-- DATA EXTRACT --
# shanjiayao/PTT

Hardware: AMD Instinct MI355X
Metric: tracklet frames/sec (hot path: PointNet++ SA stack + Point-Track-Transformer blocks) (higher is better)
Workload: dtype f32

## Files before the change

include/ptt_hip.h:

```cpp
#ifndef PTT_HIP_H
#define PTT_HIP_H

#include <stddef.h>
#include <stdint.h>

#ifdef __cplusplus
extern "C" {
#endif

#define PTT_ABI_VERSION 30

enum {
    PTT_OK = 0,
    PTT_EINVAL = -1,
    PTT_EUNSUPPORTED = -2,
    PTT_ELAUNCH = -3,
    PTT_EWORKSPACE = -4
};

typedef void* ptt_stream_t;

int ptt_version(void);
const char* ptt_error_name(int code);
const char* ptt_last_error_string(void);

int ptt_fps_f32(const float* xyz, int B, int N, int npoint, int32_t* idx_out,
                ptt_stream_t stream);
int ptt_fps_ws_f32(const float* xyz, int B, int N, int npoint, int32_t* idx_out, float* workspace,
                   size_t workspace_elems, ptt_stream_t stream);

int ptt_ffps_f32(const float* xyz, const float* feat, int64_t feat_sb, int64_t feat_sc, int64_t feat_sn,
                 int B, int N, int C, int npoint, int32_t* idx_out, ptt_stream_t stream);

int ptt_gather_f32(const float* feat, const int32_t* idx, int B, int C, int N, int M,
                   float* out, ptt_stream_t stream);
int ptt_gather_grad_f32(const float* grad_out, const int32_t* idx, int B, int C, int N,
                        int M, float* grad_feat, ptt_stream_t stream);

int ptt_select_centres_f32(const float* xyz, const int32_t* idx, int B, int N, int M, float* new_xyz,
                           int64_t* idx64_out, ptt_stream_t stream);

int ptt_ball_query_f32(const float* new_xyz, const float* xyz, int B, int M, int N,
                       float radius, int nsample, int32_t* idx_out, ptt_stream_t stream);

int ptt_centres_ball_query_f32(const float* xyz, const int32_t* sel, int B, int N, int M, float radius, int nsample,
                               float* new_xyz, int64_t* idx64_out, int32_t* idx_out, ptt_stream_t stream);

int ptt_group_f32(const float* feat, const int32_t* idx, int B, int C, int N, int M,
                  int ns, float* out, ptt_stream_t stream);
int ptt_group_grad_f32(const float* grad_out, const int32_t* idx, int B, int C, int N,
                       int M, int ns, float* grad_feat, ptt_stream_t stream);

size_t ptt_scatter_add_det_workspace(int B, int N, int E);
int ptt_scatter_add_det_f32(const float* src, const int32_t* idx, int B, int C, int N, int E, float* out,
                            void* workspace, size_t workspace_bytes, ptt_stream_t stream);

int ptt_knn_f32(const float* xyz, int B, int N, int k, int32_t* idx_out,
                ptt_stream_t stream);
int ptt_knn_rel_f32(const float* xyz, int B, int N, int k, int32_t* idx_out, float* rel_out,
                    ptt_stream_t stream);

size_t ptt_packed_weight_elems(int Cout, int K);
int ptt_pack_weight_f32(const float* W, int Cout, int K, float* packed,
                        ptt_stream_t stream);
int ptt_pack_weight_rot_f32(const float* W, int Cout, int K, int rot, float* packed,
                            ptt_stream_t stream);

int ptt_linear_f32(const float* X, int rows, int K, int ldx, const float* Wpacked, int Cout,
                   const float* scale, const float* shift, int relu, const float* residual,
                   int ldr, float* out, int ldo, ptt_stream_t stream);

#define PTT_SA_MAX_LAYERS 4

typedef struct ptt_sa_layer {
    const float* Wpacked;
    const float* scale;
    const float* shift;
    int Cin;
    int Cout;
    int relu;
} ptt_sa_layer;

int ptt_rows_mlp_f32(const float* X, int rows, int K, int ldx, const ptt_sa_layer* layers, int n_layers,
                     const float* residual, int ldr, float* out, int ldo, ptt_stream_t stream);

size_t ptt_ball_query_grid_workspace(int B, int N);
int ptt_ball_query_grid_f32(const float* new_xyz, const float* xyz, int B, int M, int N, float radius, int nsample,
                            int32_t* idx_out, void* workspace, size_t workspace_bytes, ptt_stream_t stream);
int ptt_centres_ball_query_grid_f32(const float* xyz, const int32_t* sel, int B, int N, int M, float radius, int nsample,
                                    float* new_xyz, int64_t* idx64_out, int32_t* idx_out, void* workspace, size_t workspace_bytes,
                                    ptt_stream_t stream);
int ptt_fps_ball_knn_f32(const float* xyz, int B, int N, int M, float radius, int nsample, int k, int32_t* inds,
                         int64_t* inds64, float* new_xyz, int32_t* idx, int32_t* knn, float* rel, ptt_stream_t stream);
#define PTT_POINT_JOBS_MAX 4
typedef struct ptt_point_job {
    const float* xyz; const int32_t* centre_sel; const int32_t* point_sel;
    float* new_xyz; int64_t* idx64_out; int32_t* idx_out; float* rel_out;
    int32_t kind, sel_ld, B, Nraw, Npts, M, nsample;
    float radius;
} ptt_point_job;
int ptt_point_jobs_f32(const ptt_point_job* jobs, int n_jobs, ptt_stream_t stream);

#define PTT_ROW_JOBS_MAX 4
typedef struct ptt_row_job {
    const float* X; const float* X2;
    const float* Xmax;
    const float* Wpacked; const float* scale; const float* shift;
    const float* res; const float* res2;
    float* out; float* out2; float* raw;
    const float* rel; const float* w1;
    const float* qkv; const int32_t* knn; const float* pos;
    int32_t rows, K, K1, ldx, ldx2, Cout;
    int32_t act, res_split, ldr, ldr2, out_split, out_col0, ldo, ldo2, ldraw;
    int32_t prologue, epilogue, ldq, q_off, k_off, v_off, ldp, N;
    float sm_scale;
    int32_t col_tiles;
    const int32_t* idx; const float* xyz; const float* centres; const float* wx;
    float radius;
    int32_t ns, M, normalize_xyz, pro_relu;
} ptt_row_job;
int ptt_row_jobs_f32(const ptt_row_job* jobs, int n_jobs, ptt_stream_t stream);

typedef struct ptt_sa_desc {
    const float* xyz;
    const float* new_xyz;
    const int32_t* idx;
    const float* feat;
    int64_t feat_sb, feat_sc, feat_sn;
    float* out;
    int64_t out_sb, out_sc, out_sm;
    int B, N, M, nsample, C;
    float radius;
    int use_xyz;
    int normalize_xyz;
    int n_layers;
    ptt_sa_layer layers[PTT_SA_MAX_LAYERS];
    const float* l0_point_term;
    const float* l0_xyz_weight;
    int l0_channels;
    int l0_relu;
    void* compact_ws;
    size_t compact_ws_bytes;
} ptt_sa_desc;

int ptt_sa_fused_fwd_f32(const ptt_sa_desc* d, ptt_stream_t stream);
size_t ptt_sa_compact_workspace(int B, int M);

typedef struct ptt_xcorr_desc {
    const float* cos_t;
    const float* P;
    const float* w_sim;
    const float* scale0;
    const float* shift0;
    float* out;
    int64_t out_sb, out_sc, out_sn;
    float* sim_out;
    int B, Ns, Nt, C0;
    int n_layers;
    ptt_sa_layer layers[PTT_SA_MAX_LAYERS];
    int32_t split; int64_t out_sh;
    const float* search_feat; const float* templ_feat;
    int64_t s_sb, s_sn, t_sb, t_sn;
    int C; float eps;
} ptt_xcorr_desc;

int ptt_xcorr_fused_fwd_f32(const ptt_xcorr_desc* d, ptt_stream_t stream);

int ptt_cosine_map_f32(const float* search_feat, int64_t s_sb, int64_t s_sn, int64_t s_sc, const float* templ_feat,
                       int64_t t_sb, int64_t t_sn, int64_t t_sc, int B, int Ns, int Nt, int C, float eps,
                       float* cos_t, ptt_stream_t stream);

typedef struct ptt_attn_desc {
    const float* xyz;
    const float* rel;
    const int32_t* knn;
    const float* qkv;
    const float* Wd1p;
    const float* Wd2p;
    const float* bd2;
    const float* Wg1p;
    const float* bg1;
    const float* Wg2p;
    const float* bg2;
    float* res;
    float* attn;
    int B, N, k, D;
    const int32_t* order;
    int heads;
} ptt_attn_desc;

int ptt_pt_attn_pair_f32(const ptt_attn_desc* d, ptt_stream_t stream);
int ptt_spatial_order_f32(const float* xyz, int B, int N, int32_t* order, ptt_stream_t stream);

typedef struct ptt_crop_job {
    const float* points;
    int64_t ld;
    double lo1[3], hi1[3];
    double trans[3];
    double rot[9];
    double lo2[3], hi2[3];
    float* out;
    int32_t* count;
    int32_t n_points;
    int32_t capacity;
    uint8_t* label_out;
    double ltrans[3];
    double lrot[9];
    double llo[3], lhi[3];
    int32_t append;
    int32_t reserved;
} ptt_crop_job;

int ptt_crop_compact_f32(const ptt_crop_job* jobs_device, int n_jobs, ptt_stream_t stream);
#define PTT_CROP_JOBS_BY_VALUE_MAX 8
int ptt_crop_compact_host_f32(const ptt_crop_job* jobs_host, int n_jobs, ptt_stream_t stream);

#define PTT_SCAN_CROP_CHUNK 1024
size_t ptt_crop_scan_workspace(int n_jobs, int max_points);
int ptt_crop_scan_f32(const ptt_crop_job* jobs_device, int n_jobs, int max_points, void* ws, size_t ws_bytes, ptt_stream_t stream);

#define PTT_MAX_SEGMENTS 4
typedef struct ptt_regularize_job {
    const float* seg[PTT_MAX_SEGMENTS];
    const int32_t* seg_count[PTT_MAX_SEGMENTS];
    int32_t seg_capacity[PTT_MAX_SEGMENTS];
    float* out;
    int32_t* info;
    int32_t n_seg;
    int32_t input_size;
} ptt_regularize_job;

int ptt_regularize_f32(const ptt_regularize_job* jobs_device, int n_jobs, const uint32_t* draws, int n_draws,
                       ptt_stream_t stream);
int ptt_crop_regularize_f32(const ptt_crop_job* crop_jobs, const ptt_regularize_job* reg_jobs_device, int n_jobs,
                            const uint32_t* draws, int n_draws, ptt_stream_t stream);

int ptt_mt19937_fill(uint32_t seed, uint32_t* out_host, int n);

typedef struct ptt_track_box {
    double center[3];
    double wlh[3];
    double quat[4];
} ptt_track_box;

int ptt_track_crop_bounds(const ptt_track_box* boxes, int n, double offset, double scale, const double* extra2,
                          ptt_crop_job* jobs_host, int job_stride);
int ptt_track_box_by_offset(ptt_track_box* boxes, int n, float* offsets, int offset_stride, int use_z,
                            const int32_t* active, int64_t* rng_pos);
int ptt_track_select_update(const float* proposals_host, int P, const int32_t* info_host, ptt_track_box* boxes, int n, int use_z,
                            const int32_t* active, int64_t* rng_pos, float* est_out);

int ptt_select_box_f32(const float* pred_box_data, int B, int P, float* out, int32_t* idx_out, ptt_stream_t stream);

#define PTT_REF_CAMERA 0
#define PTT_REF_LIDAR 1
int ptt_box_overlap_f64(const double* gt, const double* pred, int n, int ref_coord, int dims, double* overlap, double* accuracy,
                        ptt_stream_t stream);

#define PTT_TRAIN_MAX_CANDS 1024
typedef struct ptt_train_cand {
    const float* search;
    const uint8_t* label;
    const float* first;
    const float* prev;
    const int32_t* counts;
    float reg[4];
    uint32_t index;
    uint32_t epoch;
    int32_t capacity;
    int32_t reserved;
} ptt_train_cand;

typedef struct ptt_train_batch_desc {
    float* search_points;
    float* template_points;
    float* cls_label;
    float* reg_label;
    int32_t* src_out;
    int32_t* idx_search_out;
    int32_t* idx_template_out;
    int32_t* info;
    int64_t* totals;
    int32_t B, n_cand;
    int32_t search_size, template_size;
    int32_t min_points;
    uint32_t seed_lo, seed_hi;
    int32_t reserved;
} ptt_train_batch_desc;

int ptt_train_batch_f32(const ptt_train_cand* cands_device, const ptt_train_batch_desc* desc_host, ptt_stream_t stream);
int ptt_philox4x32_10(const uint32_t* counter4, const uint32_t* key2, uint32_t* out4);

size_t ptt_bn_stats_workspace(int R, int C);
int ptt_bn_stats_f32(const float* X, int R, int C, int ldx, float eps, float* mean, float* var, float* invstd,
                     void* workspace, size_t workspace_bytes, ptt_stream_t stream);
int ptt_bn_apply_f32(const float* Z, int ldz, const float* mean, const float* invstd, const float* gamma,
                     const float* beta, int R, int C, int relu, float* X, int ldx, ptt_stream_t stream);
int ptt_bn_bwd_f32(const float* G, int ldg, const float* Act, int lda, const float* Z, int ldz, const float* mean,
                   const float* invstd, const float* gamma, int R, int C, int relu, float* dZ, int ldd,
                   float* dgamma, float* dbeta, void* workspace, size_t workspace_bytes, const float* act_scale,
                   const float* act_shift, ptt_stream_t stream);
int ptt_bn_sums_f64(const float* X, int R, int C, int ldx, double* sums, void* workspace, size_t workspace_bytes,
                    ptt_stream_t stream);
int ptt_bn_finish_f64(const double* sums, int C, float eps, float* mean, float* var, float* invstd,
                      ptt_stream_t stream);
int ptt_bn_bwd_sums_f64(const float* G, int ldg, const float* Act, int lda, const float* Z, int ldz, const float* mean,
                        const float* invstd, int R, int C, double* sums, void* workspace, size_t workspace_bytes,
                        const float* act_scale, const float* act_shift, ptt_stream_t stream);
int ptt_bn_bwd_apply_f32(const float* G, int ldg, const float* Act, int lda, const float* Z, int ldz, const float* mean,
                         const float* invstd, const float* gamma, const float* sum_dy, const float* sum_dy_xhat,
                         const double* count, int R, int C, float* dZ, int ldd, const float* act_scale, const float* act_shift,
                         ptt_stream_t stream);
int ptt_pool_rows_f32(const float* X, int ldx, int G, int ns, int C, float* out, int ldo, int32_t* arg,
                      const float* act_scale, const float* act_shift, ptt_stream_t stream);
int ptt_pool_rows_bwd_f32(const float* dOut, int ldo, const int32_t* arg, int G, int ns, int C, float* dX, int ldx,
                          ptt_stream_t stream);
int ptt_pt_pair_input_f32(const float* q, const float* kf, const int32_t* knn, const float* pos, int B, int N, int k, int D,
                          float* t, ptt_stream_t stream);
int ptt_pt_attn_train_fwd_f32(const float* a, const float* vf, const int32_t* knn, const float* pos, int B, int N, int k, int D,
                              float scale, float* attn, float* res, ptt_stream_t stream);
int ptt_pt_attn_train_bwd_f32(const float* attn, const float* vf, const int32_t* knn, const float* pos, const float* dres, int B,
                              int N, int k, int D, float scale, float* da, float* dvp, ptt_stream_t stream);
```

...

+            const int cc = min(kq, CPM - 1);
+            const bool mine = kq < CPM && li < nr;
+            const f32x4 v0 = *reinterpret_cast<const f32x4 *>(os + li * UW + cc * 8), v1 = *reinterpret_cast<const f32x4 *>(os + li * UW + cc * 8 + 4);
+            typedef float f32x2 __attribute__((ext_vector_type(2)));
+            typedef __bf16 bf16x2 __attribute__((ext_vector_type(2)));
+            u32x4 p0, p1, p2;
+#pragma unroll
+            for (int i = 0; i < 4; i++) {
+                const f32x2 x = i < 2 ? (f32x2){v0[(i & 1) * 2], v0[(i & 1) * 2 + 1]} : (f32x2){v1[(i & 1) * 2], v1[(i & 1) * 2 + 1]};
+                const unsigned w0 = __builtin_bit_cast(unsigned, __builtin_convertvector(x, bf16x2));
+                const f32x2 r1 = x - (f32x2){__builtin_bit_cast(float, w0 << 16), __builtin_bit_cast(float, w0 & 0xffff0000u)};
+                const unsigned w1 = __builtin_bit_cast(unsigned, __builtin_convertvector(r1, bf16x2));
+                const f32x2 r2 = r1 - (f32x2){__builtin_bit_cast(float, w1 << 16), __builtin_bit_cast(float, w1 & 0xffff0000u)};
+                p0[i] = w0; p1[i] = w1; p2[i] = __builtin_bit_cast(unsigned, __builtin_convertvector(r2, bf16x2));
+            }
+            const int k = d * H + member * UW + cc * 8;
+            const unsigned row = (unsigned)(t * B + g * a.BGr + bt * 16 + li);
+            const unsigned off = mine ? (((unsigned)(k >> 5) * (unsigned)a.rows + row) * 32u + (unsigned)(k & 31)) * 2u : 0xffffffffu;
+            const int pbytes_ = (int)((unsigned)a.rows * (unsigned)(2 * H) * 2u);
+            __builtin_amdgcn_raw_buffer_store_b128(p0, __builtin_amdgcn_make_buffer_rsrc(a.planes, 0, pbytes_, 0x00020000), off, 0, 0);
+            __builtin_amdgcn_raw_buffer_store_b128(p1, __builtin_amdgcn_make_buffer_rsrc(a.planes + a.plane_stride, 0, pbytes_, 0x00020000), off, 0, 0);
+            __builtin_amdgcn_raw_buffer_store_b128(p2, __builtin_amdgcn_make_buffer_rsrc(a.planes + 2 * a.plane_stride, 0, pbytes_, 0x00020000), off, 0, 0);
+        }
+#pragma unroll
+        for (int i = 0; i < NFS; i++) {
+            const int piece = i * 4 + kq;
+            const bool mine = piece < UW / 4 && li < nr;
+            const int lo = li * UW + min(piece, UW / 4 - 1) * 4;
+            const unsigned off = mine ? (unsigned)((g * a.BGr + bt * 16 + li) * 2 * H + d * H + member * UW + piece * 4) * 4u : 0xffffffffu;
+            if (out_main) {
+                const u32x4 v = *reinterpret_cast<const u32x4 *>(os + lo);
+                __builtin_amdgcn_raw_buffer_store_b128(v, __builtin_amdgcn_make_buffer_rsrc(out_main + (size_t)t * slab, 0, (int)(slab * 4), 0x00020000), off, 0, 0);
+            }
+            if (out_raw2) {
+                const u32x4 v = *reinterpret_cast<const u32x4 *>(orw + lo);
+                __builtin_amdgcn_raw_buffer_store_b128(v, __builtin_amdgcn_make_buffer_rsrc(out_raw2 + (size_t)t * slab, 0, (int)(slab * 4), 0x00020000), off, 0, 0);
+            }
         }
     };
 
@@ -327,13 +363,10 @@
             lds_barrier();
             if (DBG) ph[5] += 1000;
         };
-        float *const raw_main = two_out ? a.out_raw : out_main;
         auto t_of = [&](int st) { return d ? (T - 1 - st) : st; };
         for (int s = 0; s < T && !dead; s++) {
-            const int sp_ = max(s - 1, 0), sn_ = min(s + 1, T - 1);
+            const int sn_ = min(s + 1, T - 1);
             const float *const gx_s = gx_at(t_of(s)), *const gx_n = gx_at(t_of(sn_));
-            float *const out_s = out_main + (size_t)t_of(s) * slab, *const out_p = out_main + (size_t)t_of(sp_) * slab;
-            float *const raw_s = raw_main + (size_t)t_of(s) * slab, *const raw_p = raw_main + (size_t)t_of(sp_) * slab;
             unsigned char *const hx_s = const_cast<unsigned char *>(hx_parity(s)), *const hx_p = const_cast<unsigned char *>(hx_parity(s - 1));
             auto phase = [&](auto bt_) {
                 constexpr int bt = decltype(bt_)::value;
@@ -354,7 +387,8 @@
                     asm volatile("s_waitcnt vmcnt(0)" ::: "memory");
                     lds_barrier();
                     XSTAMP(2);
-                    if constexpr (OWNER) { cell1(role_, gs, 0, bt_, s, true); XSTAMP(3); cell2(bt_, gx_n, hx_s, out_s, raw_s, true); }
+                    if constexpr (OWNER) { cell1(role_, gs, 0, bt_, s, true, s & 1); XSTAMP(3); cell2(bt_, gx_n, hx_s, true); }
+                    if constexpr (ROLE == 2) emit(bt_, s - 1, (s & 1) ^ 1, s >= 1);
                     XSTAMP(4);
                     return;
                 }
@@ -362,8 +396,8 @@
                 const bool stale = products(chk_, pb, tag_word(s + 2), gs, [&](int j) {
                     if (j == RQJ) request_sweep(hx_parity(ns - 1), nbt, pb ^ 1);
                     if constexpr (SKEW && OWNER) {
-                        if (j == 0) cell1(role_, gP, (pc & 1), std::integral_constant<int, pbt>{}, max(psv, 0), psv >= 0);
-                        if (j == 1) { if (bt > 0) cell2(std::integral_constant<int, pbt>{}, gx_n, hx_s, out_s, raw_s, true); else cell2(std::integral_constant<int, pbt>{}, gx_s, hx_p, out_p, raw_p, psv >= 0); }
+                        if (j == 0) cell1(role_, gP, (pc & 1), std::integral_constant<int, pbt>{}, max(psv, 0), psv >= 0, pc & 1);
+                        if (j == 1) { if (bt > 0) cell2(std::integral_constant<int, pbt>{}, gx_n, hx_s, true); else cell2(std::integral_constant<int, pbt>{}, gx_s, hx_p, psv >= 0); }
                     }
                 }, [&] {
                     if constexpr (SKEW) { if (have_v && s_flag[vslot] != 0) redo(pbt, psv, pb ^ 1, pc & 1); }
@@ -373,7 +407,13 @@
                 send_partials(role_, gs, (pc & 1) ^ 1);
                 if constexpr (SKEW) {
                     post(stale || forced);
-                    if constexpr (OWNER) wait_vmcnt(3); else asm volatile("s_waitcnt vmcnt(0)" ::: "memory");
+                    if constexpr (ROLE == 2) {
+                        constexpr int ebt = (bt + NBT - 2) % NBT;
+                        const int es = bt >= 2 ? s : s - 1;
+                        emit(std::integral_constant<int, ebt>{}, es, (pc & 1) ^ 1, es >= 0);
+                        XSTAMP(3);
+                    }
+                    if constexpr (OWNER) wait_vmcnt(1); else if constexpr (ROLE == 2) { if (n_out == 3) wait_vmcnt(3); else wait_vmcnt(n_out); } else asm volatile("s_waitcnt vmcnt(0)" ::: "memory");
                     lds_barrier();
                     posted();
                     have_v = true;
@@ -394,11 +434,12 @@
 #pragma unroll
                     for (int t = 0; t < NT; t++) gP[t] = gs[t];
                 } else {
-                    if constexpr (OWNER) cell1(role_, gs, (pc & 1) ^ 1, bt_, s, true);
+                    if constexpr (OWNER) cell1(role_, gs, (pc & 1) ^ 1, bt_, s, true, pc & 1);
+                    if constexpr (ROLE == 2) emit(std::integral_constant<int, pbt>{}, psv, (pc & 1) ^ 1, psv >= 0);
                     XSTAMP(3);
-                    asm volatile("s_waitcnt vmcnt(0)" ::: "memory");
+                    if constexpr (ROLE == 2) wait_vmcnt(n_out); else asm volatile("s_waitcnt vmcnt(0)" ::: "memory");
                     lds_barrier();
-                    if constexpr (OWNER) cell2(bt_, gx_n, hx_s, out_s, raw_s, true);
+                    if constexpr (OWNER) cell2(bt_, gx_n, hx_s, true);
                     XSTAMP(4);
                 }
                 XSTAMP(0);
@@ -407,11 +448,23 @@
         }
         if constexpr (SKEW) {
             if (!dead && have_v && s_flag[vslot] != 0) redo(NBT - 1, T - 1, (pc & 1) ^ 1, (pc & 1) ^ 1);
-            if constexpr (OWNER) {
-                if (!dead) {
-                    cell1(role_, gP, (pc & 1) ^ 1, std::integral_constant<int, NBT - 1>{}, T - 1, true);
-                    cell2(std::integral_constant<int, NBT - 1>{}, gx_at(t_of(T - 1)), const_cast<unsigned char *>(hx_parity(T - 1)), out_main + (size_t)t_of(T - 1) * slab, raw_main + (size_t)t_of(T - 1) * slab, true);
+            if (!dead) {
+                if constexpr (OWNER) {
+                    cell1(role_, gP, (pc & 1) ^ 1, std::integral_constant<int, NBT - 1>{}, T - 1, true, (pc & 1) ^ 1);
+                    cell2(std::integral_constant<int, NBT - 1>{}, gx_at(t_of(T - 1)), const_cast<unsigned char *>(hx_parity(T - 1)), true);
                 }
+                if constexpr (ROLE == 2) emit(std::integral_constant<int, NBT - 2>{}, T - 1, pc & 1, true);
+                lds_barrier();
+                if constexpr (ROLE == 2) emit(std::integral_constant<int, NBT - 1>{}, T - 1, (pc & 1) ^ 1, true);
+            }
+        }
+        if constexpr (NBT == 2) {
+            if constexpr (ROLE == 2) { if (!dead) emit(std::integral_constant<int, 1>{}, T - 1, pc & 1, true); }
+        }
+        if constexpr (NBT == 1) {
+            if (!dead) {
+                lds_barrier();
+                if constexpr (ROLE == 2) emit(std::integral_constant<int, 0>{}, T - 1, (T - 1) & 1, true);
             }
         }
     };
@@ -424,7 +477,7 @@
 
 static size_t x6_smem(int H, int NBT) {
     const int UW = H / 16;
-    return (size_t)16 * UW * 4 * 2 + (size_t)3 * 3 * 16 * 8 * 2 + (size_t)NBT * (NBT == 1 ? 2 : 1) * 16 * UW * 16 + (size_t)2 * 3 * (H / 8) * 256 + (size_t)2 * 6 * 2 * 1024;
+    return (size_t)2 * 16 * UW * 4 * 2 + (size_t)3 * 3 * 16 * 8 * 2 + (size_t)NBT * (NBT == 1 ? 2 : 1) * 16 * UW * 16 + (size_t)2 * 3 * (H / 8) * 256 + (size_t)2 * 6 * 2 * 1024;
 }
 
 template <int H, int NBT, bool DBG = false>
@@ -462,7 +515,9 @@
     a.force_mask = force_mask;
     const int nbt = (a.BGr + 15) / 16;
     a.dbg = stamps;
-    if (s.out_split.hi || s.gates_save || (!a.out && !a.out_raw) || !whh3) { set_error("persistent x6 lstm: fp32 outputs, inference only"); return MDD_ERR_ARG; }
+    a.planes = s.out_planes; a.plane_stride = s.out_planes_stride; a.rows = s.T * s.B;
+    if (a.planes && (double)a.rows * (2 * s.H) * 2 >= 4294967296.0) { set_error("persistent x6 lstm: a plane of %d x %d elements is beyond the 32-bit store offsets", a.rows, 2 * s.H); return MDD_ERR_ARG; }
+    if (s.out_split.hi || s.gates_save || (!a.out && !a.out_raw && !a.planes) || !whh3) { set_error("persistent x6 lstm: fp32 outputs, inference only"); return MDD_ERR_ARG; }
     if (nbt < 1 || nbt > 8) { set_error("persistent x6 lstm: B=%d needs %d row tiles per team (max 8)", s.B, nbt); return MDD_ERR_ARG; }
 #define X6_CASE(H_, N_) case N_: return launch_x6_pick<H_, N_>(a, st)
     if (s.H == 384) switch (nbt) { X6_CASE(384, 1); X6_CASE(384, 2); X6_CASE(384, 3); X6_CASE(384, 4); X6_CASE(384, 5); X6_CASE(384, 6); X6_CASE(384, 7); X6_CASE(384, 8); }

-- THE PROBLEM --
Extract every line containing the string "order" from the data above.

-- RESPONSE AREA --
    const int32_t* order;
int ptt_spatial_order_f32(const float* xyz, int B, int N, int32_t* order, ptt_stream_t stream);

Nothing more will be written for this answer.